[DATASET]
template <bool SVGF, int MS, bool REGEN = false>
ATN_DEV void shade_body(const PathBuffers& pb, const DevScene& sc, const FrameParams& fp, const atn_camera_param& cam, int32_t bounce_arg, const SvgfShade& sv,
                        const RegenOut& ro = RegenOut{})
{
    __shared__ BlockAppendShared sh;
#if ATN_SHADE_PARTITION
    __shared__ ShadePartShared part;
    __shared__ ShadeOrderShared<REGEN> order[1];
#endif
    const uint32_t count = pb.q_count[bounce_arg];
    const uint32_t* __restrict__ q = pb.queue[bounce_arg & 1];
    uint32_t* __restrict__ qn = pb.queue[(bounce_arg + 1) & 1];
#if !ATN_SHADE_PARTITION
    uint32_t nhits = 0;
#endif

    const int items = fp.chunk_items;
    const uint32_t chunk_size = 256u * (uint32_t)items;
    for (uint32_t chunk = blockIdx.x * chunk_size; chunk < count; chunk += gridDim.x * chunk_size) {
      uint32_t push_bits = 0;
#if ATN_SHADE_PARTITION
      const uint32_t n_valid = count - chunk < chunk_size ? count - chunk : chunk_size;
      {
          const uint32_t tid = here_v(threadIdx.x);
          const uint32_t lane = tid & 63u, wave = tid >> 6;
          uint32_t hitmask = 0;
          __syncthreads();
#pragma unroll 1
          for (int k = 0; k < items; k++) {
              const uint32_t j = chunk + (uint32_t)k * 256u + threadIdx.x;
              const bool valid = j < count;
              const bool hit = valid && __float_as_int(pb.isect[q[j]].x) >= 0;
              if (hit) hitmask |= 1u << k;
              const unsigned long long bh = __ballot(hit), bm = __ballot(valid && !hit);
              if (lane == 0) { part.wcount[k][wave][0] = (uint32_t)__popcll(bh); part.wcount[k][wave][1] = (uint32_t)__popcll(bm); }
          }
          if (pb.stats) wave_add_stat(&pb.stats[2], (uint32_t)__popc(hitmask));
          __syncthreads();
          uint32_t total_hits = 0;
          for (int k = 0; k < items; k++) for (uint32_t w = 0; w < 4; w++) total_hits += part.wcount[k][w][0];
          uint32_t before_h = 0, before_m = 0;
#pragma unroll 1
          for (int k = 0; k < items; k++) {
              const uint32_t j = chunk + (uint32_t)k * 256u + threadIdx.x;
              const bool valid = j < count;
              const bool hit = (hitmask >> k) & 1u;
              const unsigned long long bh = __ballot(hit), bm = __ballot(valid && !hit);
              uint32_t bh_w = before_h, bm_w = before_m;
              for (uint32_t w = 0; w < 4; w++) {
                  if (w < wave) { bh_w += part.wcount[k][w][0]; bm_w += part.wcount[k][w][1]; }
                  before_h += part.wcount[k][w][0]; before_m += part.wcount[k][w][1];
              }
              if (valid) {
                  const uint32_t pos = hit ? bh_w + bits_below_lane(bh) : total_hits + bm_w + bits_below_lane(bm);
                  part.perm[pos] = q[j];
                  if constexpr (REGEN) order[0].inv[pos] = (uint16_t)(j - chunk);
              }
          }
          __syncthreads();
      }
#endif
#pragma unroll 1
      for (int k = 0; k < items; k++) {
#if ATN_SHADE_PARTITION
        const uint32_t e = (uint32_t)k * 256u + threadIdx.x;
        const bool valid = e < n_valid;
#else
        const uint32_t j = chunk + (uint32_t)k * 256u + threadIdx.x;
        const bool valid = j < count;
#endif
        bool push_next = false, push_shadow = false;
        uint32_t rg_need_bits = 0u;
        uint32_t slot = 0;

        if (valid) {
#if ATN_SHADE_PARTITION
            slot = part.perm[e];
#else
            slot = q[j];
#endif
            const float4 ro4 = pb.ray_o[slot], rd4 = pb.ray_d[slot];
            const f3 ray_org = mk3(ro4), ray_dir = mk3(rd4);
            float pdfb = ro4.w;
            uint32_t flags = __float_as_uint(rd4.w);
            uint32_t rg_sample = 0u, rg_item = 0u;
            int32_t bounce = bounce_arg;
            if constexpr (REGEN) {
                rg_sample = (flags >> kRegenSampleShift) & kRegenSampleMask;
                rg_item = (flags >> kRegenItemHiShift) << 20;
                bounce = (int32_t)((flags >> kRegenBounceShift) & kRegenBounceMask);
                flags &= kRegenFlagMask;
            }
            const float4 is4 = pb.isect[slot];
            const int32_t hit_objid = __float_as_int(is4.x);
            const float4 thr4 = pb.thr[slot];
            f3 throughput = mk3(thr4);
            bool wrote_ray = false, thr_stored = false;
            f3 contrib_add = mk3(0.0F);
            bool contrib_changed = false;
            uint4 s4;
            uint32_t pixel_slot = slot;
            {
                uint32_t fs = fp.frame + (uint32_t)fp.sample;
                s4.y = __float_as_uint(thr4.w);
                if constexpr (REGEN) {
                    rg_item |= s4.y >> kRegenItemLoShift;
                    s4.y &= kRegenDimMask;
                    uint32_t rg_frame;
                    regen_item(pb, fp, rg_item, rg_frame, pixel_slot);
                    fs = fp.frame + rg_frame + rg_sample;
                }
                int32_t px = 0, py = 0;
                slot_to_pixel(fp, pixel_slot, px, py);
                s4.w = (uint32_t)(py * fp.width + px);
                const uint32_t rnd = pb.seeds[s4.w < fp.n_seeds ? s4.w : s4.w % here(fp.n_seeds)];
                s4.x = fs % 256u;
                s4.z = rnd * 0x1fe3434fu * ((fs + 133u * rnd) / 256u);
            }
            Cmj smp; smp.idx = s4.x; smp.dim = s4.y; smp.scramble = s4.z;
            if constexpr (REGEN) {
                if (flags & F_PENDING) {
                    flags &= ~F_PENDING;
                    const bool prev_last = rg_sample == 0u;
                    const float4 pd = pb.pend[slot];
                    regen_epilogue(pb, fp, ro, slot, mk3(pd), prev_last ? (uint32_t)fp.spp - 1u : rg_sample - 1u, __float_as_uint(pd.w), prev_last);
                }
            }
            bool rg_stored = false;
            uint32_t rg_end = 0u;
            auto regen_end = [&](bool out_of_depth) -> uint32_t {
                f3 ctot = mk3(pb.contrib[slot]);
                if (contrib_changed) ctot = ctot + contrib_add;
                const bool pending = out_of_depth;
                const bool item_last = rg_sample + 1u >= (uint32_t)fp.spp || (fp.break_on_terminate && !out_of_depth && !regen_invalid_color(ctot));
                if (pending) pb.pend[slot] = make_float4(ctot.x, ctot.y, ctot.z, __uint_as_float(rg_item));
                else regen_epilogue(pb, fp, ro, slot, ctot, rg_sample, rg_item, item_last);
                if (item_last) return pending ? 12u : 4u;
                const RegenState st = regen_primary_state(pb, fp, cam, rg_item, rg_sample + 1u, pending ? F_PENDING : 0u);
                pb.ray_o[slot] = st.o; pb.ray_d[slot] = st.d; pb.thr[slot] = st.t;
                pb.contrib[slot] = make_float4(0.0F, 0.0F, 0.0F, 0.0F);
                return 1u;
            };

            flags &= ~F_HIT;
            const bool is_hit = hit_objid >= 0;

            if (!is_hit) {
                if (!(flags & F_TERMINATED)) {
                    f3 dir = ray_dir;
                    if (bounce == 0) {
                        int32_t ix = 0, iy = 0;
                        slot_to_pixel(fp, pixel_slot, ix, iy);
                        const float s = (float)ix / (float)here(fp.width);
                        const float t = (float)iy / (float)here(fp.height);
                        f3 o;
                        pinhole_sample(cam, s, t, o, dir);
                    }
                    const float4 emit = background_sample(sc, dir);
                    float misW = 1.0f;
                    if (SVGF && (bounce == 0 || (bounce == 1 && (flags & F_SINGULAR)))) {
                        sv.nd[s4.w] = make_float4(0.0F, 0.0F, 0.0F, -1.0F);
                        sv.am[s4.w] = make_float4(emit.x, emit.y, emit.z, -1.0F);
                        if (bounce == 0) sv.primary[s4.w] = make_float4(0.0F, 0.0F, 0.0F, 0.0F);
                    }
                    if (!(bounce == 0 || (bounce == 1 && (flags & F_SINGULAR)))) {
                        float pdfLight = luminance(emit.x, emit.y, emit.z) / sc.avgIllum;
                        pdfLight /= (2.0f * kPi);
// ... 78 lines not shown
                    shaded_out = true;
                }

                if (!shaded_out) {
                    if (!(m.attrib & ATN_MTRL_ATTR_TRANSLUCENT) && isBackfacing) orienting_normal = -orienting_normal;
                    const int32_t mtrl_slot = mtrlid >= 0 ? mtrlid : sc.n_materials;
                    const float pre_r = apply_normal<MS>(sc, m, mtrl_slot, orienting_normal, rec.u, rec.v, ray_dir, smp);

                    const bool invalid_mtrl = (m.attrib & (ATN_MTRL_ATTR_SINGULAR | ATN_MTRL_ATTR_TRANSLUCENT)) != 0;
                    const bool nee = sc.n_lights > 0 && !invalid_mtrl;
                    const uint32_t nee_dim = smp.dim;
                    const f3 thr_in = throughput;
                    HitPre hp;
                    tangent_coordinate(orienting_normal, hp.t, hp.b);
                    hp.rough = ggx_roughness(sc, m, rec.u, rec.v);
                    hp.lambda_v = m.type == ATN_MTRL_GGX ? ggx_lambda(hp.rough, -ray_dir, orienting_normal) : 0.0F;
                    int32_t nee_light = 0;
                    if (nee) {
                        if (here(sc.n_lights) > 1) {
                            nee_light = (int32_t)(cmj_next(smp) * (float)here(sc.n_lights));
                            nee_light = nee_light < sc.n_lights - 1 ? nee_light : sc.n_lights - 1;
                        }
                        else smp.dim++;
                        smp.dim += light_sample_draws(sc.lights[nee_light], sc);
                    }

                    float russian_prob = 1.0f;
                    if (bounce > fp.rr_depth) {
                        if (dot(throughput, throughput) > 0) {
                            russian_prob = max3(throughput);
                            const float p = cmj_next(smp);
                            if (p >= russian_prob) flags |= F_TERMINATED; else flags &= ~F_TERMINATED;
                        }
                    }

                    MtrlSample ms;
                    sample_material<MS>(ms, sc, m, orienting_normal, ray_dir, smp, rec.u, rec.v, mtrl_slot, pre_r, &hp);
                    const f3 next_dir = normalize(ms.dir);
                    const f3 ray_along_normal = dot(orienting_normal, next_dir) >= 0.0f ? orienting_normal : -orienting_normal;
                    const float c = dot(ray_along_normal, next_dir);
                    if (ms.pdf > 0 && c > 0) {
                        throughput = throughput * ((((albedo * ms.bsdf) * c) / ms.pdf));
                        if (russian_prob != 1.0F) throughput = throughput / russian_prob;
                    }
                    else {
                        flags |= F_TERMINATED;
                    }
                    bool nee_final = false;
                    if constexpr (REGEN) {
                        bool cont = false;
                        if (!(flags & F_TERMINATED)) {
                            pdfb = ms.pdf;
                            flags = (m.attrib & ATN_MTRL_ATTR_SINGULAR) ? (flags | F_SINGULAR) : (flags & ~F_SINGULAR);
                            cont = bounce + 1 < fp.max_depth;
                            nee_final = !cont;
                        }
                        if (cont) {
                            const f3 no = ray_offset(rec.p, ray_along_normal);
                            const f3 nd = normalize(next_dir);
                            pb.ray_o[slot] = make_float4(no.x, no.y, no.z, pdfb);
                            pb.ray_d[slot] = make_float4(nd.x, nd.y, nd.z, __uint_as_float(regen_pack_d(flags, (uint32_t)(bounce + 1), rg_sample, rg_item)));
                            pb.thr[slot] = make_float4(throughput.x, throughput.y, throughput.z, __uint_as_float(regen_pack_t(smp.dim, rg_item)));
                            push_next = true;
                        }
                        else {
                            rg_end = regen_end(nee_final);
                            contrib_changed = false;
                            push_next = rg_end == 1u;
                        }
                        rg_stored = true; thr_stored = true; wrote_ray = true;
                    }
                    else {
                    pb.thr[slot] = make_float4(throughput.x, throughput.y, throughput.z, __uint_as_float(smp.dim));
                    thr_stored = true;
                    if (!(flags & F_TERMINATED)) {
                        pdfb = ms.pdf;
                        flags = (m.attrib & ATN_MTRL_ATTR_SINGULAR) ? (flags | F_SINGULAR) : (flags & ~F_SINGULAR);
                        if (SVGF) {
                            const bool last_spec = m.id >= 0 && m.id < sc.n_materials && sc.materials[m.id].type == ATN_MTRL_SPECULAR;
                            flags = last_spec ? (flags | F_LAST_SPECULAR) : (flags & ~F_LAST_SPECULAR);
                        }
                        const f3 no = ray_offset(rec.p, ray_along_normal);
                        const f3 nd = normalize(next_dir);
                        pb.ray_o[slot] = make_float4(no.x, no.y, no.z, pdfb);
                        pb.ray_d[slot] = make_float4(nd.x, nd.y, nd.z, __uint_as_float(flags));
                        wrote_ray = true;
                        push_next = (bounce + 1 < fp.max_depth);
                    }
                    }
                    if (nee && !(flags & F_TERMINATED)) {
                        Cmj sl; sl.idx = smp.idx; sl.dim = nee_dim + 1u; sl.scramble = smp.scramble;
                        const int32_t li = nee_light;
                        const float lightSelectPdf = sc.inv_n_lights;
                        LightSample ls;
                        sample_light(ls, sc.lights[li], sc, rec.p, orienting_normal, sl, &hp);
                        push_shadow = radiance_nee_then<MS>(sc, ray_dir, orienting_normal, m, rec.u, rec.v, lightSelectPdf, ls, mtrl_slot, pre_r, nullptr,
                                                            [&](const f3& radiance) {
                            const float lbits = __uint_as_float((uint32_t)li | ((m.attrib & kAttrStencilAlways) ? kShadowStencilFlag : 0u)
                                                                | (nee_final ? kShadowFinalFlag : 0u));
                            const f3 lightcontrib = (thr_in * radiance) * albedo;
                            pb.sh_c[slot] = make_float4(lightcontrib.x, lightcontrib.y, lightcontrib.z, lbits);
                            const f3 dirToLight = normalize(ls.dir);
                            const float distToLight = length(ls.pos - rec.p);
                            const f3 so = ray_offset(rec.p, orienting_normal);
                            pb.sh_o[slot] = make_float4(so.x, so.y, so.z, distToLight);
                            pb.sh_d[slot] = make_float4(dirToLight.x, dirToLight.y, dirToLight.z, lbits);
                        }, &hp);
                    }
                }
            }
            if constexpr (REGEN) {
                if (!rg_stored) {
                    rg_end = regen_end(false);
                    contrib_changed = false;
                    push_next = rg_end == 1u;
                    thr_stored = true;
                }
            }
            else if (!push_next && !wrote_ray) {
                pb.ray_d[slot] = make_float4(rd4.x, rd4.y, rd4.z, __uint_as_float(flags));
            }
            if (!thr_stored) pb.thr[slot] = make_float4(throughput.x, throughput.y, throughput.z, __uint_as_float(smp.dim));
            if (contrib_changed) {
                const f3 contrib = mk3(pb.contrib[slot]) + contrib_add;
                pb.contrib[slot] = make_float4(contrib.x, contrib.y, contrib.z, 0.0F);
            }
            if constexpr (REGEN) rg_need_bits = rg_end & 12u;
        }
        if constexpr (REGEN) {
            if (valid) order[0].oflag[order[0].inv[e]] = (uint8_t)((push_next ? 1u : 0u) | (push_shadow ? 2u : 0u) | rg_need_bits);
        }
        else push_bits |= (push_next ? 1u << k : 0u) | (push_shadow ? 0x10000u << k : 0u);
      }
#if ATN_SHADE_PARTITION
      auto entry_of = [&](int k) { return part.perm[(uint32_t)k * 256u + threadIdx.x]; };
#else
      auto entry_of = [&](int k) { return q[chunk + (uint32_t)k * 256u + threadIdx.x]; };
#endif
      if constexpr (REGEN) {
          __syncthreads();
          {
              const uint32_t tid2 = here_v(threadIdx.x);
              const uint32_t lane2 = tid2 & 63u, wave2 = tid2 >> 6;
              uint32_t tot = 0;
#pragma unroll 1
              for (int k = 0; k < items; k++) {
                  const uint32_t jl = (uint32_t)k * 256u + threadIdx.x;
                  const bool need = jl < n_valid && (order[0].oflag[jl] & 4u) != 0u;
                  tot += (uint32_t)__popcll(__ballot(need));
              }
              if (lane2 == 0u) sh.wave_total[0][wave2] = tot;
              __syncthreads();
              if (threadIdx.x == 0u) {
                  const uint32_t a = sh.wave_total[0][0] + sh.wave_total[0][1] + sh.wave_total[0][2] + sh.wave_total[0][3];
                  sh.base[0] = a ? atomicAdd(pb.next_item, a) : 0u;
              }
              __syncthreads();
              uint32_t off = sh.base[0];
              for (uint32_t w = 0; w < wave2; w++) off += sh.wave_total[0][w];
#pragma unroll 1
              for (int k = 0; k < items; k++) {
                  const uint32_t jl = (uint32_t)k * 256u + threadIdx.x;
                  uint32_t f = jl < n_valid ? (uint32_t)order[0].oflag[jl] : 0u;
                  const bool need = (f & 4u) != 0u;
                  const unsigned long long m = __ballot(need);
                  if (need) {
                      const uint32_t item = off + bits_below_lane(m);
                      const uint32_t slot2 = q[chunk + jl];
                      const uint32_t pend_flag = (f & 8u) ? F_PENDING : 0u;
                      if (item < fp.n_items) {
                          const RegenState st = regen_primary_state(pb, fp, cam, item, 0u, pend_flag);
                          pb.ray_o[slot2] = st.o; pb.ray_d[slot2] = st.d; pb.thr[slot2] = st.t;
                          pb.contrib[slot2] = make_float4(0.0F, 0.0F, 0.0F, 0.0F);
                          f |= 1u;
                      }
                      else {
                          pb.ray_d[slot2] = make_float4(0.0F, 0.0F, 0.0F, __uint_as_float(pend_flag));
                      }
                  }
                  off += (uint32_t)__popcll(m);
                  push_bits |= ((f & 1u) << k) | (((f >> 1) & 1u) << (16 + k));
              }
              __syncthreads();
          }
          auto entry_in_order = [&](int k) { return q[chunk + (uint32_t)k * 256u + threadIdx.x]; };
          const uint32_t c = chunk / chunk_size;
          block_append2<decltype(entry_in_order), true>(sh, pb.q_regions + chunk, &pb.region_counts[2u * c], push_bits & 0xffffu,
                                                        pb.sh_regions + chunk, &pb.region_counts[2u * c + 1u], push_bits >> 16, entry_in_order);
          if (threadIdx.x < 2u) { const uint32_t v = pb.region_counts[2u * c + threadIdx.x]; if (v) atomicAdd(&pb.group_counts[2u * (c / kRegenGroup) + threadIdx.x], v); }
      }
      else
      block_append2(sh, qn, &pb.q_count[bounce_arg + 1], push_bits & 0xffffu, pb.shadow_q, &pb.sh_count[bounce_arg], push_bits >> 16, entry_of);
    }
#if !ATN_SHADE_PARTITION
    if (pb.stats) wave_add_stat(&pb.stats[2], nhits);
#endif
}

[TASK DESCRIPTION]
Using the data above, reproduce exactly the lines between those holding "float pdfLight = luminance(emit.x, emit.y, emit.z)" and "int32_t nee_light = 0;", inclusive, and no others.

[RESULT BELOW]
                        float pdfLight = luminance(emit.x, emit.y, emit.z) / sc.avgIllum;
                        pdfLight /= (2.0f * kPi);
// ... 78 lines not shown
                    shaded_out = true;
                }

                if (!shaded_out) {
                    if (!(m.attrib & ATN_MTRL_ATTR_TRANSLUCENT) && isBackfacing) orienting_normal = -orienting_normal;
                    const int32_t mtrl_slot = mtrlid >= 0 ? mtrlid : sc.n_materials;
                    const float pre_r = apply_normal<MS>(sc, m, mtrl_slot, orienting_normal, rec.u, rec.v, ray_dir, smp);

                    const bool invalid_mtrl = (m.attrib & (ATN_MTRL_ATTR_SINGULAR | ATN_MTRL_ATTR_TRANSLUCENT)) != 0;
                    const bool nee = sc.n_lights > 0 && !invalid_mtrl;
                    const uint32_t nee_dim = smp.dim;
                    const f3 thr_in = throughput;
                    HitPre hp;
                    tangent_coordinate(orienting_normal, hp.t, hp.b);
                    hp.rough = ggx_roughness(sc, m, rec.u, rec.v);
                    hp.lambda_v = m.type == ATN_MTRL_GGX ? ggx_lambda(hp.rough, -ray_dir, orienting_normal) : 0.0F;
                    int32_t nee_light = 0;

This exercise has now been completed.